* REQUIRED ACTION: All lines below are to be output exactly as they stand.

* RECORDED DATA:
template <class V, int VEC, class I = int>
__device__ __forceinline__ void stream_products(const I *__restrict__ col, const V *__restrict__ val, int k0,
                                                int k1, int n_own, const double *__restrict__ xo,
                                                const double *__restrict__ xg, double *prod, int base = 0) {
  if (VEC == 3) {
    constexpr int U = kStreamNnz / (2 * BLK);
    typedef V vv2 __attribute__((ext_vector_type(2)));
    typedef vv2 vd2u __attribute__((aligned(sizeof(V))));
    int c0[U], c1[U];
    double v0[U], v1[U], x0[U], x1[U];
#pragma unroll
    for (int u = 0; u < U; ++u) {
      const int k = k0 + 2 * ((int)threadIdx.x + u * BLK);
      if (k + 1 < k1) {
        const IdxPair<I> ci(*reinterpret_cast<const typename IdxPair<I>::unaligned *>(col + k), base);
        const vv2 vi = *reinterpret_cast<const vd2u *>(val + k);
        c0[u] = ci.a; c1[u] = ci.b; v0[u] = (double)vi[0]; v1[u] = (double)vi[1];
      } else {
        const bool ok = k < k1;
        c0[u] = ok ? base + (int)col[k] : 0; v0[u] = ok ? (double)val[k] : 0.0; c1[u] = 0; v1[u] = 0.0;
      }
    }
#pragma unroll
    for (int u = 0; u < U; ++u) {
      x0[u] = *(c0[u] < n_own ? xo + c0[u] : xg + (c0[u] - n_own));
      x1[u] = *(c1[u] < n_own ? xo + c1[u] : xg + (c1[u] - n_own));
    }
#pragma unroll
    for (int u = 0; u < U; ++u) {
      const int k = k0 + 2 * ((int)threadIdx.x + u * BLK);
      if (k < k1) prod[k - k0] = v0[u] * x0[u];
      if (k + 1 < k1) prod[k - k0 + 1] = v1[u] * x1[u];
    }
  } else if (VEC == 2) {
    constexpr int U = kStreamNnz / (2 * BLK);
    typedef typename std::conditional<std::is_same<V, double>::value, double2, float2>::type V2;
    int2 c[U];
    double2 v[U];
#pragma unroll
    for (int u = 0; u < U; ++u) {
      const int k = k0 + 2 * ((int)threadIdx.x + u * BLK);
      const bool ok = k < k1;
      if (ok) {
        const IdxPair<I> ci(*reinterpret_cast<const typename IdxPair<I>::aligned2 *>(col + k), base);
        c[u] = make_int2(ci.a, ci.b);
      } else c[u] = make_int2(0, 0);
      v[u] = ok ? widen2(*reinterpret_cast<const V2 *>(val + k)) : make_double2(0.0, 0.0);
    }
    double x0[U], x1[U];
#pragma unroll
    for (int u = 0; u < U; ++u) {
      x0[u] = *(c[u].x < n_own ? xo + c[u].x : xg + (c[u].x - n_own));
      x1[u] = *(c[u].y < n_own ? xo + c[u].y : xg + (c[u].y - n_own));
    }
#pragma unroll
    for (int u = 0; u < U; ++u) {
      const int k = k0 + 2 * ((int)threadIdx.x + u * BLK);
      if (k < k1) { prod[k - k0] = v[u].x * x0[u]; prod[k - k0 + 1] = v[u].y * x1[u]; }
    }
  } else {
    constexpr int U = kStreamNnz / BLK;
    int c[U];
    double v[U], xv[U];
#pragma unroll
    for (int u = 0; u < U; ++u) {
      const int k = k0 + (int)threadIdx.x + u * BLK;
      const bool ok = k < k1;
      c[u] = ok ? base + (int)col[k] : 0;
      v[u] = ok ? (double)val[k] : 0.0;
    }
#pragma unroll
    for (int u = 0; u < U; ++u) xv[u] = *(c[u] < n_own ? xo + c[u] : xg + (c[u] - n_own));
#pragma unroll
    for (int u = 0; u < U; ++u) {
      const int k = k0 + (int)threadIdx.x + u * BLK;
      if (k < k1) prod[k - k0] = v[u] * xv[u];
    }
  }
}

* RESULT FOR THIS EXERCISE:
template <class V, int VEC, class I = int>
__device__ __forceinline__ void stream_products(const I *__restrict__ col, const V *__restrict__ val, int k0,
                                                int k1, int n_own, const double *__restrict__ xo,
                                                const double *__restrict__ xg, double *prod, int base = 0) {
  if (VEC == 3) {
    constexpr int U = kStreamNnz / (2 * BLK);
    typedef V vv2 __attribute__((ext_vector_type(2)));
    typedef vv2 vd2u __attribute__((aligned(sizeof(V))));
    int c0[U], c1[U];
    double v0[U], v1[U], x0[U], x1[U];
#pragma unroll
    for (int u = 0; u < U; ++u) {
      const int k = k0 + 2 * ((int)threadIdx.x + u * BLK);
      if (k + 1 < k1) {
        const IdxPair<I> ci(*reinterpret_cast<const typename IdxPair<I>::unaligned *>(col + k), base);
        const vv2 vi = *reinterpret_cast<const vd2u *>(val + k);
        c0[u] = ci.a; c1[u] = ci.b; v0[u] = (double)vi[0]; v1[u] = (double)vi[1];
      } else {
        const bool ok = k < k1;
        c0[u] = ok ? base + (int)col[k] : 0; v0[u] = ok ? (double)val[k] : 0.0; c1[u] = 0; v1[u] = 0.0;
      }
    }
#pragma unroll
    for (int u = 0; u < U; ++u) {
      x0[u] = *(c0[u] < n_own ? xo + c0[u] : xg + (c0[u] - n_own));
      x1[u] = *(c1[u] < n_own ? xo + c1[u] : xg + (c1[u] - n_own));
    }
#pragma unroll
    for (int u = 0; u < U; ++u) {
      const int k = k0 + 2 * ((int)threadIdx.x + u * BLK);
      if (k < k1) prod[k - k0] = v0[u] * x0[u];
      if (k + 1 < k1) prod[k - k0 + 1] = v1[u] * x1[u];
    }
  } else if (VEC == 2) {
    constexpr int U = kStreamNnz / (2 * BLK);
    typedef typename std::conditional<std::is_same<V, double>::value, double2, float2>::type V2;
    int2 c[U];
    double2 v[U];
#pragma unroll
    for (int u = 0; u < U; ++u) {
      const int k = k0 + 2 * ((int)threadIdx.x + u * BLK);
      const bool ok = k < k1;
      if (ok) {
        const IdxPair<I> ci(*reinterpret_cast<const typename IdxPair<I>::aligned2 *>(col + k), base);
        c[u] = make_int2(ci.a, ci.b);
      } else c[u] = make_int2(0, 0);
      v[u] = ok ? widen2(*reinterpret_cast<const V2 *>(val + k)) : make_double2(0.0, 0.0);
    }
    double x0[U], x1[U];
#pragma unroll
    for (int u = 0; u < U; ++u) {
      x0[u] = *(c[u].x < n_own ? xo + c[u].x : xg + (c[u].x - n_own));
      x1[u] = *(c[u].y < n_own ? xo + c[u].y : xg + (c[u].y - n_own));
    }
#pragma unroll
    for (int u = 0; u < U; ++u) {
      const int k = k0 + 2 * ((int)threadIdx.x + u * BLK);
      if (k < k1) { prod[k - k0] = v[u].x * x0[u]; prod[k - k0 + 1] = v[u].y * x1[u]; }
    }
  } else {
    constexpr int U = kStreamNnz / BLK;
    int c[U];
    double v[U], xv[U];
#pragma unroll
    for (int u = 0; u < U; ++u) {
      const int k = k0 + (int)threadIdx.x + u * BLK;
      const bool ok = k < k1;
      c[u] = ok ? base + (int)col[k] : 0;
      v[u] = ok ? (double)val[k] : 0.0;
    }
#pragma unroll
    for (int u = 0; u < U; ++u) xv[u] = *(c[u] < n_own ? xo + c[u] : xg + (c[u] - n_own));
#pragma unroll
    for (int u = 0; u < U; ++u) {
      const int k = k0 + (int)threadIdx.x + u * BLK;
      if (k < k1) prod[k - k0] = v[u] * xv[u];
    }
  }
}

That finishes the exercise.